Он пошёл, машинально переставляя ноги, пошёл, не сознавая даже, куда идёт.
Её сердце рвалось на части; ей хотелось крикнуть ему, чтобы он вернулся, но она сознавала, что теперь всё кончено, и, вбежав в свою комнату, она упала на постель и рыдала несколько минут. Потом она вскочила, выбежала за калитку и побежала за ним по шоссе. Он шёл, слегка покачиваясь, с низко опущенной головой.
Но она не догнала его. Та внутренняя жизнь, что начиналась в ней, мешала её решимости. Пробежав несколько шагов, она вернулась и, грустная, разбитая, села в кресло и тяжело задумалась.
Её жизнь была разбита навсегда. Она не любила мужа, отнявшего у неё Конькова, и если бы не эта внутренняя жизнь, начавшаяся в ней сегодня, она бы всё бросила. Но эта жизнь давала совсем иной смысл её существованию.
Коньков шёл, низко опустив голову, шёл, сам не зная, куда и зачем. В Петербурге ему негде было преклонить голову: не было у него там ни знакомых, ни друзей. Разные мысли боролись в нём: и тоска по потерянной женщине, и ненависть к Оскару, злобная, безграничная. Попадись он теперь ему, — он бы его убил. Но Оскар с Фёдором Карловичем проехали мимо него из города в карете, и он даже не видал их.
Солнце село; начинало быстро темнеть, наступала прохлада. Сгущался мрак на душе у атаманского сотника: тоска одолевала его, и не было цели жить.
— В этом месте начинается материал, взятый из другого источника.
def _wgrad(cs: ConvState, x, dy, ldd, pro, need_db):
    d = cs.d
    dev = dy.device
    slab = _empty(query("fv_conv2d_wgrad_slab_elems", ctypes.byref(d)), F32, dev)
    bslab = _empty(query("fv_conv2d_wgrad_bias_slab_elems", ctypes.byref(d)), F32, dev) if need_db else None
    psc, psh = (pro if pro is not None else (None, None))
    _timed("wgrad", d, lambda: call("fv_conv2d_bwd_weight", ctypes.byref(d), ptr(x), ptr(psc), ptr(psh), ptr(dy),
                                    ldd, ptr(slab), ptr(bslab), stream()))
    return _wgrad_finish(cs, x, dy, ldd, pro, need_db, slab, bslab)


def _wgrad_fp8(cs: ConvState, x, dy, ldd, need_db, dy8):
    d = cs.d
    dev = dy.device
    x8, xdq = cs.x8
    dy8_, dydq = dy8
    slab = _empty(query("fv_conv2d_wgrad_slab_elems", ctypes.byref(d)), F32, dev)
    bslab = _empty(query("fv_conv2d_wgrad_bias_slab_elems", ctypes.byref(d)), F32, dev) if need_db else None
    _timed("wgrad", d, lambda: call("fv_conv2d_bwd_weight_fp8", ctypes.byref(d), ptr(x8), ptr(xdq), ptr(dy8_), ptr(dydq),
                                    ptr(slab), ptr(bslab), stream()))
    cs.x8 = None
    return _wgrad_finish(cs, x, dy, ldd, None, need_db, slab, bslab, q8=(x8, xdq, dy8_, dydq))


def _wgrad_finish(cs: ConvState, x, dy, ldd, pro, need_db, slab, bslab, q8=None):
    d = cs.d
    dev = dy.device
    dw = torch.empty_like(cs.w)
    db = torch.empty(d.cout, dtype=F32, device=dev) if need_db else None
# ... 61 lines not shown
        site = fp8_site(cs.conv, "dy", dy.device)
        dy8 = dy8 if dy8 is not None else quantize_fp8_site(dy, site)
        dw, db = _wgrad_fp8(cs, x, dy, ldd, need_db, dy8)
    else:
        if x.numel() == 0 or (dy.numel() == 0 and dy8 is None):
            raise RuntimeError("conv backward: the bf16 operand of this fp8 conv was never materialised "
                               "(FV_Q8_ONLY) and its e4m3 copy was released by an earlier backward; "
                               "backward through an fp8 ResBlock runs once (no retain_graph)")
        dw, db = _wgrad(cs, x, dy, ldd, pro, need_db)
    dx, recs = _dgrad(cs, dy, ldd, need_dx, bnred, dy8)
    return (dx, dw, db, recs) if want_recs else (dx, dw, db)


def _dgrad(cs: ConvState, dy, ldd, need_dx, bnred, dy8=None):
    d = cs.d
    dev = dy.device
    if not need_dx:
        return None, None
    if cs.fp8:
        site = fp8_site(cs.conv, "dy", dy.device)
        dy8, dydq = dy8 if dy8 is not None else quantize_fp8_site(dy, site)
        dx = torch.empty((d.n, d.cin, d.h, d.w), dtype=dy.dtype, device=dev, memory_format=CL)
        _timed("dgrad", d, lambda: call("fv_conv2d_bwd_data_fp8_site", ctypes.byref(d), ptr(dy8), ptr(site[0]),
                                        ptr(cs.wt), ptr(cs.wdq), ptr(dx), stream()))
        if CHECK is not None:
            CHECK("dgrad", cs, dy=dy, ldd=ldd, dx=dx, q8=(dy8, dydq))
        return dx, None
    if d.upsample and query("fv_conv2d_dgrad_lowres", ctypes.byref(d)):
        dx = torch.empty((d.n, d.cin, d.h // 2, d.w // 2), dtype=dy.dtype, device=dev, memory_format=CL)
        _timed("dgrad", d, lambda: call("fv_conv2d_bwd_data", ctypes.byref(d), ptr(dy), ldd, ptr(cs.wt), ptr(dx),
                                        stream()))
    else:
        dx = torch.empty((d.n, d.cin, d.h, d.w), dtype=dy.dtype, device=dev, memory_format=CL)
        recs = _dgrad_bnred(cs, dy, dx, bnred) if ldd == d.cout else None
        if recs is not None:
            if CHECK is not None:
                CHECK("dgrad", cs, dy=dy, ldd=ldd, dx=dx)
            return dx, recs
        _timed("dgrad", d, lambda: call("fv_conv2d_bwd_data", ctypes.byref(d), ptr(dy), ldd, ptr(cs.wt), ptr(dx),
                                        stream()))
        if d.upsample:
            src = torch.empty((d.n, d.cin, d.h // 2, d.w // 2), dtype=dy.dtype, device=dev, memory_format=CL)
            call("fv_upsample2x_bwd", L.dtype_code(dy.dtype), ptr(dx), d.n, d.h // 2, d.w // 2, d.cin, ptr(src),
                 stream())
            dx = src
    if CHECK is not None:
        CHECK("dgrad", cs, dy=dy, ldd=ldd, dx=dx)
    return dx, None



class BNResult:
    __slots__ = ("mean", "invstd", "scale", "shift", "count", "stats")


def _bn_result(C, dev, count, stats=None):
    r = BNResult()
    r.mean = torch.empty(C, dtype=F32, device=dev)
    r.invstd = torch.empty(C, dtype=F32, device=dev)
    r.scale = torch.empty(C, dtype=F32, device=dev)
    r.shift = torch.empty(C, dtype=F32, device=dev)
    r.count = count
    r.stats = stats
    return r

Вернуться к Люси? Она его так любила. И вспомнился ему парк де-Шамбрэ, Занетто, священник соседнего прихода, Антуан и Габриэль, все те, от кого он полтора месяца тому назад спешил без передышки, но тоской повеяло от ласк Люси, от тёмного парка. Всё было не мило; жить не стоило...
«Поеду на Дон, — думал Коньков, — поклонюсь родным могилам, повидаю Платова, прощусь с ним и застрелюсь... Стоит ли жить в вечной разлуке с нею, стоит ли всегда видеть чужое счастье и никогда не иметь, никогда не мечтать даже о своём собственном?»
Он добрёл пешком до почтовой станции и, выправив подорожную на Дон, на другой день уже мчался в бричке, стремясь скорее покончить своё многострадальное странствование.